Der einzige deutsche Toursieger Jan Ullrich war 2008 von der Bonner Staatsanwaltschaft der illegalen Kooperation mit Fuentes überführt worden. Nach einem jahrelangen Rechtsstreit sah der CAS 2012 Ullrichs Schuld als erwiesen an und verurteilte ihn zu einer Sperre. Der dritte Platz bei der Tour 2005 und sein Sieg bei der Tour de Suisse 2006 waren ihm aberkannt worden. Ullrich gestand lediglich eine „Zusammenarbeit“ mit dem umstrittenen Mediziner.

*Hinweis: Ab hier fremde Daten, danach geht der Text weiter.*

static __device__ __forceinline__ float dfx_sigmoid(float x) { return 1.f / (1.f + expf(-x)); }
static __device__ __forceinline__ float dfx_act(float v, int act) {
    if (act == DFX_ACT_RELU) return fmaxf(v, 0.f);
    if (act == DFX_ACT_TANH) return tanhf(v);
    if (act == DFX_ACT_SIGMOID) return dfx_sigmoid(v);
    return v;
}

static __device__ __forceinline__ float dfx_row256_scale_split(const float4 (&raw)[16], dfx_h8 (&xh)[8], dfx_h8 (&xl)[8]) {
    float mx = 0.f;
#pragma unroll
    for (int i = 0; i < 16; ++i) mx = fmaxf(mx, fmaxf(fmaxf(fabsf(raw[i].x), fabsf(raw[i].y)), fmaxf(fabsf(raw[i].z), fabsf(raw[i].w))));
    mx = fmaxf(mx, __shfl_xor(mx, 16));
    mx = fmaxf(mx, __shfl_xor(mx, 32));
// ... 3940 lines not shown
    dfx_h8 *wl = reinterpret_cast<dfx_h8 *>(smraw);
    uint16_t *h16 = reinterpret_cast<uint16_t *>(smraw + DFX_GH_SMEM_W);
    float *h32 = reinterpret_cast<float *>(smraw + DFX_GH_SMEM_W);
    static_assert((size_t)2 * DFX_GH_ROWS * DFX_GH_HROW32 * 4 <= (size_t)2 * 2 * DFX_GH_ROWS * DFX_GH_HROW * 2, "the fp32 copy of h fits where the f16 copies live");
    constexpr size_t HB_KSTEP = X32 ? 32 * 4 : 32 * 2, HB_LO = X32 ? 16 : (size_t)DFX_GH_ROWS * HROW * 2;
    const int tid = threadIdx.x, lane = tid & 63, wave = tid >> 6, q = lane >> 4, jl = lane & 15;
    const int64_t b0 = grp * DFX_GH_ROWS;
    const bool valid = b0 + jl < A.B;
    const int64_t brow = valid ? b0 + jl : A.B - 1;
    const dfx_h8 *wg = A.whf + lane;
#define DFX_GH_GIDX(f) (((((size_t)wave * NS + DFX_GH_POS_S(f)) * 8 + DFX_GH_POS_KC(f)) * 3 + DFX_GH_POS_GATE(f)) * 2 * 64)
    dfx_h8 wr[FR][2];
    dfx_static_for<0, NF>([&](auto fc) {
        constexpr int f = decltype(fc)::value;
        if constexpr (SC.cls[f] == 0) {
            wr[SC.idx[f]][0] = wg[DFX_GH_GIDX(f)];
            wr[SC.idx[f]][1] = wg[DFX_GH_GIDX(f) + 64];
            if constexpr (DFX_GH_PIN && !X32) {
                DFX_PIN_AGPR(wr[SC.idx[f]][0]);
                DFX_PIN_AGPR(wr[SC.idx[f]][1]);
            }
        } else if constexpr (SC.cls[f] == 1) {
            wl[((SC.idx[f] * NW + wave) * 2 + 0) * 64 + lane] = wg[DFX_GH_GIDX(f)];
            wl[((SC.idx[f] * NW + wave) * 2 + 1) * 64 + lane] = wg[DFX_GH_GIDX(f) + 64];
        }
    });
    float hp[NS][4];
    float4 bn[NS];
#pragma unroll
    for (int s = 0; s < NS; ++s) {
        const int u0 = UW * wave + 16 * s + 4 * q;
        bn[s] = *reinterpret_cast<const float4 *>(A.bhn + u0);
        float4 h0 = make_float4(0.f, 0.f, 0.f, 0.f);
        if (A.h_in) h0 = *reinterpret_cast<const float4 *>(A.h_in + brow * H + u0);
        hp[s][0] = h0.x, hp[s][1] = h0.y, hp[s][2] = h0.z, hp[s][3] = h0.w;
    }
    auto put_h16 = [&](int buf, int s) {
        if constexpr (X32) {
            *reinterpret_cast<float4 *>(h32 + ((size_t)buf * DFX_GH_ROWS + jl) * DFX_GH_HROW32 + UW * wave + 16 * s + 4 * q) =
                make_float4(hp[s][0], hp[s][1], hp[s][2], hp[s][3]);
            return;
        }
        uint16_t hh[4], hl[4];
#pragma unroll
        for (int r = 0; r < 4; ++r) {
            hh[r] = dfx_f32_to_f16_bits(hp[s][r]);
            hl[r] = dfx_f32_to_f16_bits(hp[s][r] - dfx_f16_bits_to_f32(hh[r]));
        }
        const int col = UW * wave + 16 * s + 4 * q;
        uint16_t *ph = h16 + ((size_t)(buf * 2 + 0) * DFX_GH_ROWS + jl) * HROW + col;
        uint16_t *pl = h16 + ((size_t)(buf * 2 + 1) * DFX_GH_ROWS + jl) * HROW + col;
        *reinterpret_cast<uint2 *>(ph) = make_uint2((uint32_t)hh[0] | ((uint32_t)hh[1] << 16), (uint32_t)hh[2] | ((uint32_t)hh[3] << 16));
        *reinterpret_cast<uint2 *>(pl) = make_uint2((uint32_t)hl[0] | ((uint32_t)hl[1] << 16), (uint32_t)hl[2] | ((uint32_t)hl[3] << 16));
    };
#pragma unroll
    for (int s = 0; s < NS; ++s) put_h16(0, s);
    __syncthreads();
    dfx_h8 ring[D][2];
    dfx_static_for<0, D>([&](auto dc) {
        constexpr int d = decltype(dc)::value;
        ring[d][0] = wg[DFX_GH_GIDX(SC.spos[d])];
        ring[d][1] = wg[DFX_GH_GIDX(SC.spos[d]) + 64];
    });
    const float *gp = A.gi + brow * A.T * (3 * H) + UW * wave + 4 * q;
    float *yp = A.y + brow * A.T * H + UW * wave + 4 * q;
    int cur = 0;
    float4 gv[3][NS];
#pragma unroll
    for (int g = 0; g < 3; ++g)
#pragma unroll
        for (int s = 0; s < NS; ++s) gv[g][s] = make_float4(0.1f, 0.2f, 0.3f, 0.4f);
    DfxWaiter W{Y.spin_limit, Y.err};
    auto wait_gi = [&](int64_t upto) {
        if (tid == 0) W.wait_ge<2>(Y.giprog, Y.pbase + (unsigned int)(upto < A.T ? upto : A.T));
        __syncthreads();
        dfx_xcd_acquire(Y.x);
    };
    if (SEQ) dfx_xcd_register(Y.x);
    const int nchunk = SEQ ? Y.K : 1;
    for (int ck = 0; ck < nchunk; ++ck) {
    const int64_t c0 = SEQ ? (int64_t)Y.tb[ck] : A.t0, c1 = SEQ ? (int64_t)Y.tb[ck + 1] : A.t1;
    if (SEQ) {
        if (tid == 0 && Y.trace) Y.trace[ck * 3 + 0] = wall_clock64();
        if (tid == 0 && !Y.giprog) W.wait_ge<8>(Y.ready, Y.base + (unsigned int)ck + 1u);
        __syncthreads();
        dfx_sync_acquire(false);
        if (Y.giprog && ck == 0) wait_gi(Y.sblk);
        if (tid == 0 && Y.trace) Y.trace[ck * 3 + 1] = wall_clock64();
    }
#pragma unroll
    for (int g = 0; g < 3; ++g)
#pragma unroll
        for (int s = 0; s < NS; ++s)
            if (c1 > c0 && !(DFX_GH_ABLATE & 2)) gv[g][s] = *reinterpret_cast<const float4 *>(gp + c0 * (3 * H) + g * H + 16 * s);
    for (int64_t t = c0; t < c1; ++t) {
        if (SEQ && Y.giprog && ((t + 1) & (Y.sblk - 1)) == 0 && t + 1 < A.T) wait_gi(t + 1 + Y.sblk);
        int zoff = 0;
        DFX_OPAQUE(zoff);
        const dfx_h8 *wst = wg + zoff;
        const int64_t tn = t + 1 < c1 ? t + 1 : t;
        const unsigned char *hb = X32 ? reinterpret_cast<const unsigned char *>(h32 + ((size_t)cur * DFX_GH_ROWS + jl) * DFX_GH_HROW32 + 8 * q)
                                      : reinterpret_cast<const unsigned char *>(h16 + (size_t)(cur * 2) * DFX_GH_ROWS * HROW + (size_t)jl * HROW + 8 * q);
        f32x4 acc[TILES];
#pragma unroll
        for (int i = 0; i < TILES; ++i) acc[i] = f32x4{0.f, 0.f, 0.f, 0.f};
        dfx_h8 bh[2], bl[2];
        bh[0] = *reinterpret_cast<const dfx_h8 *>(hb);
        bl[0] = *reinterpret_cast<const dfx_h8 *>(hb + HB_LO);
        auto gate_unit = [&](int s, int r) {
            const float gr = r == 0 ? gv[0][s].x : r == 1 ? gv[0][s].y : r == 2 ? gv[0][s].z : gv[0][s].w;
            const float gz = r == 0 ? gv[1][s].x : r == 1 ? gv[1][s].y : r == 2 ? gv[1][s].z : gv[1][s].w;
            const float gn = r == 0 ? gv[2][s].x : r == 1 ? gv[2][s].y : r == 2 ? gv[2][s].z : gv[2][s].w;
            const float bb = r == 0 ? bn[s].x : r == 1 ? bn[s].y : r == 2 ? bn[s].z : bn[s].w;
            if (DFX_GH_ABLATE & 8) {
                hp[s][r] = 0.5f * hp[s][r] + 1e-3f * (gr + gz + gn + bb + acc[s][r] + acc[NS + s][r] + acc[2 * NS + s][r]);
                return;
            }
            const float rg = dfx_fast_rcp(1.f + dfx_fast_exp(-(gr + acc[0 * NS + s][r] * A.unscale)));
            const float zg = dfx_fast_rcp(1.f + dfx_fast_exp(-(gz + acc[1 * NS + s][r] * A.unscale)));
            const float pre = gn + rg * (acc[2 * NS + s][r] * A.unscale + bb);
            const float ng = 2.f * dfx_fast_rcp(1.f + dfx_fast_exp(-2.f * pre)) - 1.f;
            hp[s][r] = (1.f - zg) * ng + zg * hp[s][r];
        };
        auto gate_finish = [&](int s) {
            if (!(DFX_GH_ABLATE & 2)) {
#pragma unroll
                for (int g = 0; g < 3; ++g) gv[g][s] = *reinterpret_cast<const float4 *>(gp + tn * (3 * H) + g * H + 16 * s);
            }
            if (valid && !(DFX_GH_ABLATE & 16)) *reinterpret_cast<float4 *>(yp + t * H + 16 * s) = make_float4(hp[s][0], hp[s][1], hp[s][2], hp[s][3]);
            put_h16(cur ^ 1, s);
        };
        dfx_static_for<0, NF / 3>([&](auto gc) {
            constexpr int grp = decltype(gc)::value, f0 = 3 * grp;
            constexpr int kc = DFX_GH_POS_KC(f0), tt0 = DFX_GH_POS_TT(f0);
            if constexpr (tt0 == (DFX_GH_TILES / 6) * 3 && kc + 1 < 8) {
                constexpr int kn = kc + 1;
                bh[kn & 1] = *reinterpret_cast<const dfx_h8 *>(hb + HB_KSTEP * kn);
                bl[kn & 1] = *reinterpret_cast<const dfx_h8 *>(hb + HB_LO + HB_KSTEP * kn);
            }
            dfx_h8 whi[3], wlo[3];
            dfx_static_for<0, 3>([&](auto ic) {
                constexpr int i = decltype(ic)::value, f = f0 + i;
                if constexpr (SC.cls[f] == 0) {
                    whi[i] = wr[SC.idx[f]][0];
                    wlo[i] = wr[SC.idx[f]][1];
                } else if constexpr (SC.cls[f] == 1) {
                    whi[i] = wl[((SC.idx[f] * NW + wave) * 2 + 0) * 64 + lane];
                    wlo[i] = wl[((SC.idx[f] * NW + wave) * 2 + 1) * 64 + lane];
                } else {
                    whi[i] = ring[SC.idx[f] % D][0];
                    wlo[i] = ring[SC.idx[f] % D][1];
                }
            });
            constexpr int ta = DFX_GH_POS_TILE(f0), tb_ = DFX_GH_POS_TILE(f0 + 1), tc = DFX_GH_POS_TILE(f0 + 2);
            if constexpr (X32) {
                const f32x4 b0 = __builtin_bit_cast(f32x4, bh[kc & 1]), b1 = __builtin_bit_cast(f32x4, bl[kc & 1]);
                const f32x4 a0[3] = {__builtin_bit_cast(f32x4, whi[0]), __builtin_bit_cast(f32x4, whi[1]), __builtin_bit_cast(f32x4, whi[2])};
                const f32x4 a1[3] = {__builtin_bit_cast(f32x4, wlo[0]), __builtin_bit_cast(f32x4, wlo[1]), __builtin_bit_cast(f32x4, wlo[2])};
#pragma unroll
                for (int j = 0; j < 4; ++j) {
                    acc[ta] = __builtin_amdgcn_mfma_f32_16x16x4f32(a0[0][j], b0[j], acc[ta], 0, 0, 0);
                    acc[tb_] = __builtin_amdgcn_mfma_f32_16x16x4f32(a0[1][j], b0[j], acc[tb_], 0, 0, 0);
                    acc[tc] = __builtin_amdgcn_mfma_f32_16x16x4f32(a0[2][j], b0[j], acc[tc], 0, 0, 0);
                }
#pragma unroll
                for (int j = 0; j < 4; ++j) {
                    acc[ta] = __builtin_amdgcn_mfma_f32_16x16x4f32(a1[0][j], b1[j], acc[ta], 0, 0, 0);
                    acc[tb_] = __builtin_amdgcn_mfma_f32_16x16x4f32(a1[1][j], b1[j], acc[tb_], 0, 0, 0);
                    acc[tc] = __builtin_amdgcn_mfma_f32_16x16x4f32(a1[2][j], b1[j], acc[tc], 0, 0, 0);
                }
            } else if (!(DFX_GH_ABLATE & 4)) {
                acc[ta] = dfx_mfma_16x16x32_f16(wlo[0], bh[kc & 1], acc[ta]);
                acc[tb_] = dfx_mfma_16x16x32_f16(wlo[1], bh[kc & 1], acc[tb_]);
                acc[tc] = dfx_mfma_16x16x32_f16(wlo[2], bh[kc & 1], acc[tc]);
                acc[ta] = dfx_mfma_16x16x32_f16(whi[0], bl[kc & 1], acc[ta]);
                acc[tb_] = dfx_mfma_16x16x32_f16(whi[1], bl[kc & 1], acc[tb_]);
                acc[tc] = dfx_mfma_16x16x32_f16(whi[2], bl[kc & 1], acc[tc]);
                acc[ta] = dfx_mfma_16x16x32_f16(whi[0], bh[kc & 1], acc[ta]);
                acc[tb_] = dfx_mfma_16x16x32_f16(whi[1], bh[kc & 1], acc[tb_]);
                acc[tc] = dfx_mfma_16x16x32_f16(whi[2], bh[kc & 1], acc[tc]);
            } else {
                acc[ta][0] += (float)whi[0][0] + (float)wlo[0][1] + (float)bh[kc & 1][0] + (float)bl[kc & 1][0];
                acc[tb_][0] += (float)whi[1][0] + (float)wlo[1][1] + (float)bh[kc & 1][0] + (float)bl[kc & 1][0];
                acc[tc][0] += (float)whi[2][0] + (float)wlo[2][1] + (float)bh[kc & 1][0] + (float)bl[kc & 1][0];
            }
            DFX_SCHED_BARRIER();
            dfx_static_for<0, 3>([&](auto ic) {
                constexpr int f = f0 + decltype(ic)::value;
                if constexpr (SC.cls[f] == 2 && !(DFX_GH_ABLATE & 1)) {
                    constexpr int nxt = SC.spos[(SC.idx[f] + D) % FS];
                    ring[SC.idx[f] % D][0] = wst[DFX_GH_GIDX(nxt)];
                    ring[SC.idx[f] % D][1] = wst[DFX_GH_GIDX(nxt) + 64];
                }
            });
            DFX_SCHED_BARRIER();
        });
#pragma unroll
        for (int s = 0; s < NS; ++s) {
#pragma unroll
            for (int r = 0; r < 4; ++r) gate_unit(s, r);
            gate_finish(s);
        }
        const bool ypub = SEQ && Y.yprog && (((t + 1) & (Y.yblk - 1)) == 0 || t + 1 == A.T);
        if (ypub) DFX_VMEM_DRAIN();
        __syncthreads();
        cur ^= 1;
        if (ypub && tid == 0) dfx_xcd_release(Y.x, Y.yprog, Y.pbase + (unsigned int)(t + 1));
    }
    if (SEQ) {
        __builtin_amdgcn_fence(__ATOMIC_RELEASE, "agent");
        __syncthreads();
        if (tid == 0) dfx_sync_raise(Y.done + grp, Y.base + (unsigned int)ck + 1u, false);
        if (tid == 0 && Y.trace) Y.trace[ck * 3 + 2] = wall_clock64();
    }
    }
    if (A.h_out && valid) {
#pragma unroll
        for (int s = 0; s < NS; ++s)
            *reinterpret_cast<float4 *>(A.h_out + brow * H + UW * wave + 16 * s + 4 * q) = make_float4(hp[s][0], hp[s][1], hp[s][2], hp[s][3]);
    }
}
#undef DFX_GH_GIDX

Fuentes hatte während seiner Vernehmung im Prozess der ersten Instanz ausgesagt, dass er neben Radsportlern auch Fußballer, Tennisspieler und Boxer behandelte. Er bot die Herausgabe der Liste seiner Kunden an. Aber die zuständige Richterin wollte davon nichts wissen. Sie ordnete damals an, die Blutbeutel zu vernichten. Dies geschah aber nicht, weil das Urteil der ersten Instanz nicht rechtskräftig war. Die Namen der mutmaßlichen Fuentes-Kunden sind weiterhin unbekannt. Ausnahme: 54 Radprofis waren schon 2006 identifiziert.